Depresyon – İnflamasyon İlişkisi

Depresyondan bahsederken bedende meydana gelen daha değerli bir durumdan bahsetmek gerektiğini düşünüyorum. İnflamasyon…

İnflamasyon(Yangı) akut yahut kronik olabilir. Bizler bu mevzuda kronik inflamasyondan bahsedeceğiz. Kronik inflamasyon bedenin kendi hücrelerine saldırması sonucu dokuda oluşan sorunların genel ismidir.

Kronik inflamasyonun nedenleri arasında

⦁ Uyku bozuklukları ve az uyku

⦁ Fazla kilo

⦁ Vitamin ve mineral eksiklikleri

⦁ Stres

⦁ İnflamatuar besinler(Gluten, şekerli besinler , kimi tahıllar vb gibi)

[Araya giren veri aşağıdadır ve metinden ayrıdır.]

+    if constexpr (EXPAND_PER == 4) vec = (first & 3u) == 0 && local0 + EXPAND_PER <= n;
+    if constexpr (EXPAND_PER == 4) if (vec) {
+        const uint4 cq = *reinterpret_cast<const uint4*>(cnt + i0);
+        const uint4 t01 = *reinterpret_cast<const uint4*>(tilebox + i0), t23 = *reinterpret_cast<const uint4*>(tilebox + i0 + 2);
+        c[0] = cq.x; c[1] = cq.y; c[2] = cq.z; c[3] = cq.w;
+        tb[0] = make_uint2(t01.x, t01.y); tb[1] = make_uint2(t01.z, t01.w); tb[2] = make_uint2(t23.x, t23.y); tb[3] = make_uint2(t23.z, t23.w);
+    }
+    if (!vec) {
+        uint32_t q[EXPAND_PER];
+#pragma unroll
+        for (int j = 0; j < EXPAND_PER; ++j) { q[j] = first + (local0 + j < n ? local0 + j : n - 1); c[j] = cnt[q[j]]; }
+#pragma unroll
+        for (int j = 0; j < EXPAND_PER; ++j) tb[j] = tilebox[q[j]];
+#pragma unroll
+        for (int j = 0; j < EXPAND_PER; ++j) if (local0 + j >= n) c[j] = 0;
+    }
+    if (P64 > cap) return;
+    for (int o = 8; o; o >>= 1) part += __shfl_xor(part, o);
+    base += (uint32_t)__builtin_amdgcn_readfirstlane((int)part);
     uint32_t tot;
-    const uint32_t o = block_excl_scan(c, smem, &tot);
+    uint32_t o[EXPAND_PER];
+    uint32_t csum = 0;
+#pragma unroll
+    for (int j = 0; j < EXPAND_PER; ++j) csum += c[j];
+    o[0] = block_excl_scan(csum, smem, &tot);
+#pragma unroll
+    for (int j = 1; j < EXPAND_PER; ++j) o[j] = o[j - 1] + c[j - 1];
     const bool staged = tot <= EXPAND_STAGE;
     const uint32_t sh = base & 3u;
     uint32_t* const kdst = keys + base; uint32_t* const vdst = vals + base; uint16_t* const mdst = bmask + base;
@@ -301,31 +323,37 @@
         else { kdst[j] = word; vdst[j] = iz; if (WIDE) mdst[j] = (uint16_t)m; }
     };
     constexpr uint32_t SMALL = 8;
-    if (c && c <= SMALL) {
-        const uint32_t qx0 = tb.x & 0x1fff, qy0 = (tb.x >> 16) & 0x1fff, qx1 = tb.y & 0x1fff, qy1 = (tb.y >> 16) & 0x1fff;
-        const uint32_t iz = i | ((((tb.x >> 13) & 7u) | (((tb.y >> 13) & 7u) << 3) | ((tb.y >> 29) << 6)) << 25);
-        const uint32_t tx0 = qx0 >> 2, ty0 = qy0 >> 2, tx1 = qx1 >> 2;
-        uint32_t tx = tx0, row = 0;
-        uint32_t ty = fp.il_tiles ? (uint32_t)il_nth_owned_from(fp, (int)ty0, 0) : ty0;
-        for (uint32_t k = 0; k < c; ++k) {
-            put(o + k, ty * tiles_x + tx, iz, tile_block_mask(tx, ty, qx0, qy0, qx1, qy1));
-            if (++tx > tx1) { tx = tx0; ++row; ty = fp.il_tiles ? (uint32_t)il_nth_owned_from(fp, (int)ty0, (int)row) : ty0 + row; }
-        }
-    }
-    unsigned long long big = __ballot(c > SMALL);
-    int lane = threadIdx.x & 63;
-    while (big) {
-        int src = __ffsll((long long)big) - 1;
-        big &= big - 1;
-        uint32_t cc = __shfl(c, src), oo = __shfl(o, src), ii = __shfl(i, src);
-        uint32_t bx = __shfl(tb.x, src), by = __shfl(tb.y, src);
-        const uint32_t qx0 = bx & 0x1fff, qy0 = (bx >> 16) & 0x1fff, qx1 = by & 0x1fff, qy1 = (by >> 16) & 0x1fff;
-        ii |= (((bx >> 13) & 7u) | (((by >> 13) & 7u) << 3) | ((by >> 29) << 6)) << 25;
-        uint32_t tx0 = qx0 >> 2, ty0 = qy0 >> 2, tx1 = qx1 >> 2;
-        uint32_t wdt = tx1 - tx0 + 1;
-        for (uint32_t k = lane; k < cc; k += 64) {
-            uint32_t ty = fp.il_tiles ? (uint32_t)il_nth_owned_from(fp, (int)ty0, (int)(k / wdt)) : ty0 + k / wdt, tx = tx0 + k % wdt;
-            put(oo + k, ty * tiles_x + tx, ii, tile_block_mask(tx, ty, qx0, qy0, qx1, qy1));
+#pragma unroll
+    for (int j = 0; j < EXPAND_PER; ++j) {
+        if (c[j] && c[j] <= SMALL) {
+            const uint32_t qx0 = tb[j].x & 0x1fff, qy0 = (tb[j].x >> 16) & 0x1fff, qx1 = tb[j].y & 0x1fff, qy1 = (tb[j].y >> 16) & 0x1fff;
+            const uint32_t iz = (i0 + j) | ((((tb[j].x >> 13) & 7u) | (((tb[j].y >> 13) & 7u) << 3) | ((tb[j].y >> 29) << 6)) << 25);
+            const uint32_t tx0 = qx0 >> 2, ty0 = qy0 >> 2, tx1 = qx1 >> 2;
+            uint32_t tx = tx0, row = 0;
+            uint32_t ty = fp.il_tiles ? (uint32_t)il_nth_owned_from(fp, (int)ty0, 0) : ty0;
+            for (uint32_t k = 0; k < c[j]; ++k) {
+                put(o[j] + k, ty * tiles_x + tx, iz, tile_block_mask(tx, ty, qx0, qy0, qx1, qy1));
+                if (++tx > tx1) { tx = tx0; ++row; ty = fp.il_tiles ? (uint32_t)il_nth_owned_from(fp, (int)ty0, (int)row) : ty0 + row; }
+            }
+        }
+    }
+    const int lane = threadIdx.x & 63;
+#pragma unroll
+    for (int j = 0; j < EXPAND_PER; ++j) {
+        unsigned long long big = __ballot(c[j] > SMALL);
+        while (big) {
+            int src = __ffsll((long long)big) - 1;
+            big &= big - 1;
+            uint32_t cc = __shfl(c[j], src), oo = __shfl(o[j], src), ii = __shfl(i0 + j, src);
+            uint32_t bx = __shfl(tb[j].x, src), by = __shfl(tb[j].y, src);
+            const uint32_t qx0 = bx & 0x1fff, qy0 = (bx >> 16) & 0x1fff, qx1 = by & 0x1fff, qy1 = (by >> 16) & 0x1fff;
+            ii |= (((bx >> 13) & 7u) | (((by >> 13) & 7u) << 3) | ((by >> 29) << 6)) << 25;
+            uint32_t tx0 = qx0 >> 2, ty0 = qy0 >> 2, tx1 = qx1 >> 2;
+            uint32_t wdt = tx1 - tx0 + 1;
+            for (uint32_t k = lane; k < cc; k += 64) {
+                uint32_t ty = fp.il_tiles ? (uint32_t)il_nth_owned_from(fp, (int)ty0, (int)(k / wdt)) : ty0 + k / wdt, tx = tx0 + k % wdt;
+                put(oo + k, ty * tiles_x + tx, ii, tile_block_mask(tx, ty, qx0, qy0, qx1, qy1));
+            }
         }
     }
     if (staged) {
@@ -420,39 +448,49 @@
     const uint32_t P = P64 > cap ? 0u : (uint32_t)P64;
     if ((uint64_t)blockIdx.x * RADIX_CHUNK >= P) return;
     const uint32_t nb = 1u << bits, mask = nb - 1;
-    for (uint32_t b = threadIdx.x; b < nb; b += RADIX_THREADS) {
-#pragma unroll
-        for (int ww = 0; ww < RADIX_WAVES; ++ww) s_cnt[ww][b] = 0;
-        s_gbase[b] = base[(size_t)b * nblocks + blockIdx.x];
-    }
-    if (w == 0) {
-        uint32_t tot[4], run = 0;
-#pragma unroll
-        for (int q = 0; q < 4; ++q) { const uint32_t d = lane * 4 + q; tot[q] = d < nb ? totals[d] : 0; run += tot[q]; }
-        uint32_t inc = run;
-        for (int o = 1; o < 64; o <<= 1) { const uint32_t t = __shfl_up(inc, o); if (lane >= o) inc += t; }
-        uint32_t ex = inc - run;
-#pragma unroll
-        for (int q = 0; q < 4; ++q) { const uint32_t d = lane * 4 + q; if (d < nb) s_start[d] = ex; ex += tot[q]; }
-    }
-    __syncthreads();
-    for (uint32_t b = threadIdx.x; b < nb; b += RADIX_THREADS) s_gbase[b] += s_start[b];
-    __syncthreads();
     const uint64_t cbeg = (uint64_t)blockIdx.x * RADIX_CHUNK;
     uint64_t cend = cbeg + RADIX_CHUNK; if (cend > P) cend = P;
     const uint32_t n_chunk = (uint32_t)(cend - cbeg);
     const uint64_t wbeg = cbeg + (uint64_t)w * RADIX_WAVE_CHUNK;
     const unsigned long long lt = (1ull << lane) - 1ull;
 
+    static_assert(RADIX_THREADS >= (1 << RADIX_MAX_BITS), "one digit per thread");
+    const uint32_t col = base[(size_t)(threadIdx.x < nb ? threadIdx.x : mask) * nblocks + blockIdx.x];
+    uint32_t tot[4];
+#pragma unroll
+    for (int q = 0; q < 4; ++q) { const uint32_t d = lane * 4 + q; tot[q] = totals[d < nb ? d : mask]; }
     uint32_t k[RADIX_ROUNDS], v[RADIX_ROUNDS], rk[RADIX_ROUNDS];
     uint16_t mk[WIDE ? RADIX_ROUNDS : 1];
-#pragma unroll
-    for (int r = 0; r < RADIX_ROUNDS; ++r) {
-        const uint64_t p = wbeg + (uint64_t)r * 64 + lane;
-        const bool act = p < cend;
-        k[r] = act ? keys_in[p] : 0; v[r] = act ? vals_in[p] : 0;
-        if (WIDE) mk[WIDE ? r : 0] = act ? msk_in[p] : (uint16_t)0;
-    }
+    {
+        const uint32_t n_wave = wbeg < cend ? (uint32_t)(cend - wbeg < RADIX_WAVE_CHUNK ? cend - wbeg : RADIX_WAVE_CHUNK) : 0u;
+        const uint64_t lbeg = n_wave ? wbeg : cbeg;
+        const uint32_t* const kin = keys_in + lbeg; const uint32_t* const vin = vals_in + lbeg; const uint16_t* const min_ = msk_in + lbeg;
+        const uint32_t li_last = n_wave ? n_wave - 1 : 0u;
+#pragma unroll
+        for (int r = 0; r < RADIX_ROUNDS; ++r) {
+            const uint32_t li = (uint32_t)r * 64 + lane, q = li < n_wave ? li : li_last;
+            k[r] = kin[q]; v[r] = vin[q];
+            if (WIDE) mk[WIDE ? r : 0] = min_[q];
+        }
+    }
+    for (uint32_t b = threadIdx.x; b < nb; b += RADIX_THREADS) {
+#pragma unroll
+        for (int ww = 0; ww < RADIX_WAVES; ++ww) s_cnt[ww][b] = 0;
+    }
+    if (w == 0) {
+        uint32_t run = 0;
+#pragma unroll
+        for (int q = 0; q < 4; ++q) { if (lane * 4 + q >= nb) tot[q] = 0; run += tot[q]; }
+        uint32_t inc = run;
+        for (int o = 1; o < 64; o <<= 1) { const uint32_t t = __shfl_up(inc, o); if (lane >= o) inc += t; }
+        uint32_t ex = inc - run;
+#pragma unroll
+        for (int q = 0; q < 4; ++q) { const uint32_t d = lane * 4 + q; if (d < nb) s_start[d] = ex; ex += tot[q]; }
+    }
+    __syncthreads();
+    if (threadIdx.x < nb) s_gbase[threadIdx.x] = col + s_start[threadIdx.x];
+    __syncthreads();
+
 #pragma unroll
     for (int r = 0; r < RADIX_ROUNDS; ++r) {
         const bool act = wbeg + (uint64_t)r * 64 + lane < cend;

Araştırmacılar depresyon ve inflamasyon ilgisini bulmakla kalmıyor , şayet depresyon tedavisinde belirttiğimiz nedenleri minimuma indirirsek hastalığın besbelli seviyede azaldığından bahsediyorlar. Maalesef halihazırda beslenme şeklimiz inflamasyon ve dolayısı ile depresyon için çok kolaylaştırıcı durumlar içeriyor.

Genel olarak inflamasyon nedenlerini baslık olarak açıklarsak:

Toksik Besinler:

Beslenmemizde bu eserleri ne kadar aza indirirsek birçok kronik hastalık ve bahsimiz olan depresyona yakalanma riskimizinde tıpkı oranda azalacağını belirtmek isterim.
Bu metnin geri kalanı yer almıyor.